Aims The inherited stone-forming condition cystinuria is most commonly caused by mutations in the SLC3A1 or SLC7A9 genes. These encode the two subunits, rBAT and b^0,+AT, of the heterodimeric cystine transporter, which is located on the apical membrane of proximal tubular cells (PTC). Defects in this transporter cause multiple, bilateral and recurrent cystine stones. Trafficking of the rBAT/b^0,+AT transporter has been shown to be disrupted by mutations of SLC3A1 and SLC7A9 in other cell lines, but this has not yet been demonstrated in a relevant cell type. Our aim is to interrogate cystine transport in vitro to identify new therapeutic targets at the molecular level.
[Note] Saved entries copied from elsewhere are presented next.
## Fuse tensor product into the inverse NTT16 kernel load stage

Adds a TENSOR variant of the ntt16 kernel that computes the ciphertext tensor product (d0=a0*b0, d1=a0*b1+a1*b0, d2=a1*b1) while loading inputs, instead of running a separate tensor kernel that writes dqp and then an inverse NTT that reads it back. This removes one full write and read of the 3*M-limb intermediate and one kernel launch. It includes hand-written inline assembly for lazy reduction and Barrett-style folding, with XCD-aware item remapping. It falls back to the old path when ntt16 does not apply. The risks are register pressure and correctness of the asm reductions.

```diff
diff --git a/include/piehip.h b/include/piehip.h
--- a/include/piehip.h
+++ b/include/piehip.h
@@ -150,7 +150,7 @@
 int piehip_client_relin_keygen_seeded(piehip_handle h, const uint64_t *sk, uint64_t seed, const uint8_t *a_seeds ,
                                       uint64_t *evk0 );
 
-#define PIEHIP_NKERNELS 13
+#define PIEHIP_NKERNELS 14
 enum {
     PIEHIP_K_STAGE_A = 0,
     PIEHIP_K_NTT_FWD = 1,
@@ -164,7 +164,8 @@
     PIEHIP_K_ENCODE = 9,
     PIEHIP_K_AUTOMORPH = 10,
     PIEHIP_K_OTHER = 11,
-    PIEHIP_K_EVENT_PAIR = 12
+    PIEHIP_K_EVENT_PAIR = 12,
+    PIEHIP_K_TENSOR_NTT_INV = 13
 };
 int piehip_bench_ntt(piehip_handle h, uint32_t nlimbs, uint32_t mod_count, int flags, uint32_t iters, double *ms_per_launch);
 int piehip_set_profiling(piehip_handle h, int on);
diff --git a/nested_hashing_psi_amd/_lib.py b/nested_hashing_psi_amd/_lib.py
--- a/nested_hashing_psi_amd/_lib.py
+++ b/nested_hashing_psi_amd/_lib.py
@@ -10,7 +10,7 @@
 i32p = C.POINTER(C.c_int32)
 f64p = C.POINTER(C.c_double)
 
-NKERNELS = 13
+NKERNELS = 14
 
 SYMBOLS = {
     "piehip_version": (C.c_int, []),
diff --git a/nested_hashing_psi_amd/csrc/kernels.hpp b/nested_hashing_psi_amd/csrc/kernels.hpp
--- a/nested_hashing_psi_amd/csrc/kernels.hpp
+++ b/nested_hashing_psi_amd/csrc/kernels.hpp
@@ -59,6 +59,10 @@
 };
 bool launch_ntt16(const NttPlan &pl, bool folded, u64 *data, u32 nlimbs, u32 mod_base, u32 mod_count, bool inverse, bool sigma,
                   hipStream_t st, const NttExtra *ex, const Ntt16Digits *dg = nullptr);
+#ifndef PIEHIP_FUSE_TENSOR
+#define PIEHIP_FUSE_TENSOR 1
+#endif
+bool launch_ntt16_tensor(const NttPlan &pl, bool folded, const u64 *e, u64 *d, u32 nb, u32 M, hipStream_t st);
 inline bool ntt16_applies(const NttPlan &pl, bool folded)
 {
     return !pl.force_generic && pl.twp && (folded ? (pl.twk16_fold && (pl.logN == 14 || pl.logN == 15)) : (pl.twk16 && pl.logN == 13));
diff --git a/nested_hashing_psi_amd/csrc/kernels_ntt16.hip b/nested_hashing_psi_amd/csrc/kernels_ntt16.hip
--- a/nested_hashing_psi_amd/csrc/kernels_ntt16.hip
+++ b/nested_hashing_psi_amd/csrc/kernels_ntt16.hip
@@ -19,13 +19,15 @@
 }
 
 template <u32 LOGNS>
-static void launch_ntt16_t(const ntt16::Args &a, bool inverse, bool lift, u32 num_cus, hipStream_t st)
+static void launch_ntt16_t(const ntt16::Args &a, bool inverse, bool lift, u32 num_cus, hipStream_t st, bool tensor = false)
 {
     typedef ntt16::Geo<LOGNS> G;
     constexpr size_t lds = (size_t)G::LDS_WORDS * sizeof(u64);
-    static PerDeviceOnce attr[3];
-    if (attr[inverse ? 1 : (lift ? 2 : 0)].first_on_current_device()) {
-        if (inverse)
+    static PerDeviceOnce attr[4];
+    if (attr[tensor ? 3 : inverse ? 1 : (lift ? 2 : 0)].first_on_current_device()) {
+        if (tensor)
+            (void)hipFuncSetAttribute((const void *)ntt16::ntt16_kernel_t<LOGNS, true, false, true>, hipFuncAttributeMaxDynamicSharedMemorySize, (int)lds);
+        else if (inverse)
             (void)hipFuncSetAttribute((const void *)ntt16::ntt16_kernel_t<LOGNS, true>, hipFuncAttributeMaxDynamicSharedMemorySize, (int)lds);
         else if (lift)
             (void)hipFuncSetAttribute((const void *)ntt16::ntt16_kernel_t<LOGNS, false, true>, hipFuncAttributeMaxDynamicSharedMemorySize, (int)lds);
@@ -34,7 +36,9 @@
     }
     const u32 slots = (LOGNS == 13 ? 2u : 1u) * num_cus;
     const u32 grid = a.nitems < slots ? a.nitems : slots;
-    if (inverse)
+    if (tensor)
+        hipLaunchKernelGGL((ntt16::ntt16_kernel_t<LOGNS, true, false, true>), dim3(grid), dim3(G::T), lds, st, a);
+    else if (inverse)
         hipLaunchKernelGGL((ntt16::ntt16_kernel_t<LOGNS, true>), dim3(grid), dim3(G::T), lds, st, a);
     else if (lift)
         hipLaunchKernelGGL((ntt16::ntt16_kernel_t<LOGNS, false, true>), dim3(grid), dim3(G::T), lds, st, a);
@@ -76,6 +80,7 @@
     a.lift_src = nullptr;
     a.lift_stride = 0;
     a.lift_L = 1;
+    a.tsrc = nullptr;
     if (dg && !inverse) {
         a.lift_first = a.nitems;
         a.nitems += (dg->nb * dg->L * dg->L) << s0;
@@ -92,4 +97,36 @@
     return true;
 }
 
+bool launch_ntt16_tensor(const NttPlan &pl, bool folded, const u64 *e, u64 *d, u32 nb, u32 M, hipStream_t st)
+{
+#if PIEHIP_FUSE_TENSOR
+    const u64 *twk = folded ? pl.twk16_fold : pl.twk16;
+    const u32 s0 = folded ? 1u : 0u;
+    const u32 slice_log = pl.logN - s0;
+    if (pl.force_generic || !twk || !pl.twp || (slice_log != 13 && slice_log != 14)) return false;
+    ntt16::Args a = {};
+    a.data = d;
+    a.twp = reinterpret_cast<const ntt16::u64x2 *>(pl.twp);
+    a.twk = reinterpret_cast<const ntt16::u64x2 *>(twk);
+    a.dc = pl.dc;
+    a.N = pl.N;
+    a.s0 = s0;
+    a.nitems = (nb * 3 * M) << s0;
+    a.mod_base = 0;
+    a.mod_count = M;
+    a.flags = folded ? ntt16::F_FOLDED : 0;
+    a.copy_K = a.copy_L = a.copy_M = 1;
+    a.lift_first = ~0u;
+    a.lift_L = 1;
+    a.tsrc = e;
+    if (slice_log == 14)
+        launch_ntt16_t<14>(a, true, false, pl.transform_cus(), st, true);
+    else
+        launch_ntt16_t<13>(a, true, false, pl.transform_cus(), st, true);
+    return true;
+#else
+    return false;
+#endif
 }
+
+}
diff --git a/nested_hashing_psi_amd/csrc/ntt16_kernel.h b/nested_hashing_psi_amd/csrc/ntt16_kernel.h
--- a/nested_hashing_psi_amd/csrc/ntt16_kernel.h
+++ b/nested_hashing_psi_amd/csrc/ntt16_kernel.h
@@ -190,6 +190,7 @@
     const u64 *lift_src;
     size_t lift_stride;
     u32 lift_first, lift_L;
+    const u64 *tsrc;
 };
 enum : u32 {
     F_STD_IN = 1,
@@ -255,7 +256,104 @@
 #ifndef NTT16_LIFT_XCD
 #define NTT16_LIFT_XCD 1
 #endif
-template <u32 LOGNS, bool INV, bool LIFT = false>
+#ifndef NTT16_TENSOR_XCD
+#define NTT16_TENSOR_XCD 1
+#endif
+__device__ __forceinline__ u64 csub2_neg(u64 x, u64 negm4, u64 negm2)
+{
+    u32 lo, hi;
+    asm("v_lshl_add_u64 v[126:127], %[x], 0, %[n4]\n\t"
+        "v_ashrrev_i32 v125, 31, v127\n\t"
+        "v_bfi_b32 v122, v125, %[xl], v126\n\t"
+        "v_bfi_b32 v123, v125, %[xh], v127\n\t"
+        "v_lshl_add_u64 v[126:127], v[122:123], 0, %[n2]\n\t"
+        "v_ashrrev_i32 v125, 31, v127\n\t"
+        "v_bfi_b32 %[lo], v125, v122, v126\n\t"
+        "v_bfi_b32 %[hi], v125, v123, v127"
+        : [lo] "=&v"(lo), [hi] "=&v"(hi)
+        : [x] "v"(x), [xl] "v"((u32)x), [xh] "v"((u32)(x >> 32)), [n4] "s"(negm4), [n2] "s"(negm2)
+        : "v122", "v123", "v125", "v126", "v127");
+    return ((u64)hi << 32) | lo;
+}
+__device__ __forceinline__ u64 colacc123_to_4q(u64 c0, u64 c1, u64 c2, u64 mu, u64 nq)
+{
+    u64 r;
+    asm("v_lshrrev_b64 v[118:119], 30, %[c0]\n\t"
+        "v_lshl_add_u64 v[118:119], v[118:119], 0, %[c1]\n\t"
+        "v_lshrrev_b64 v[120:121], 30, v[118:119]\n\t"
+        "v_lshl_add_u64 v[120:121], v[120:121], 0, %[c2]\n\t"
+        "v_lshlrev_b64 v[122:123], 1, v[120:121]\n\t"
+        "v_bfe_u32 v126, v118, 29, 1\n\t"
+        "v_and_b32 v124, 0x3fffffff, %[c0l]\n\t"
+        "v_bfe_u32 v125, v118, 2, 28\n\t"
+        "v_or_b32 v122, v122, v126\n\t"
+        "v_lshl_or_b32 v124, v118, 30, v124\n\t"
+        "v_lshl_or_b32 v125, v120, 28, v125\n\t"
+        "v_mul_hi_u32 v126, v122, %[mul]\n\t"
+        "v_mov_b32 v127, 0\n\t"
+        "v_mad_u64_u32 v[126:127], vcc, v122, %[muh], v[126:127]\n\t"
+        "v_mad_u64_u32 v[126:127], vcc, v123, %[mul], v[126:127]\n\t"
+        "v_mad_u64_u32 v[118:119], s[96:97], v123, %[muh], 0\n\t"
+        "v_lshrrev_b64 v[126:127], 32, v[126:127]\n\t"
+        "v_addc_co_u32 v127, vcc, 0, v127, vcc\n\t"
+        "v_lshl_add_u64 v[126:127], v[118:119], 0, v[126:127]\n\t"
+        "v_mad_u64_u32 v[118:119], vcc, v126, %[nqh], 0\n\t"
+        "v_mad_u64_u32 v[118:119], vcc, v127, %[nql], v[118:119]\n\t"
+        "v_add_u32 v125, v125, v118\n\t"
+        "v_mad_u64_u32 %[r], vcc, v126, %[nql], v[124:125]"
+        : [r] "=v"(r)
+        : [c0] "v"(c0), [c1] "v"(c1), [c2] "v"(c2), [c0l] "v"((u32)c0), [mul] "s"((u32)mu), [muh] "s"((u32)(mu >> 32)),
+          [nql] "s"((u32)nq), [nqh] "s"((u32)(nq >> 32))
+        : "vcc", "s96", "s97", "v118", "v119", "v120", "v121", "v122", "v123", "v124", "v125", "v126", "v127");
+    return r;
+}
+#ifndef NTT16_TENSOR_DEPTH
+#define NTT16_TENSOR_DEPTH 3
+#endif
+template <u32 T, bool TWO>
+__device__ __forceinline__ void tensor_load(u64 (&x)[16], const u64 *pa, const u64 *pb, const u64 *pc, const u64 *pd, u32 voffb, u64 q,
+                                            u64 mu)
+{
+    constexpr int DEPTH = NTT16_TENSOR_DEPTH;
+    const u64 nq = 0 - q, nq2 = 0 - 2 * q, nq4 = 0 - 4 * q;
+    u64x2 va[8], vb[8], vc[8], vd[8];
+#define NTT16_TLOAD(j)                                                           \
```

Methods PTC from urine of healthy patients were conditionally immortalised using a temperature sensitive SV40 construct. Fluorescent tags for wild type and mutated SLC3A1 and SLC7A9 sequences were generated, and used to study the trafficking of the rBAT/b0,+AT heterodimer, and quantify cystine uptake using radio-labelled cystine assays.

Results Constructs for wild type and mutated rBAT and b0,+AT were transfected into human conditionally immortalised PTC, and imaged in real time to demonstrate transporter trafficking. Functional assays of cystine transport are underway to quantify the effects of clinically relevant cystinuria mutations.

Conclusion We have established an in vitro study of the cystine heterodimer rBAT/b0,+AT in human PTC which can be used to investigate known and discovered cystinuria mutations, and ultimately facilitate development of novel therapies for this disease.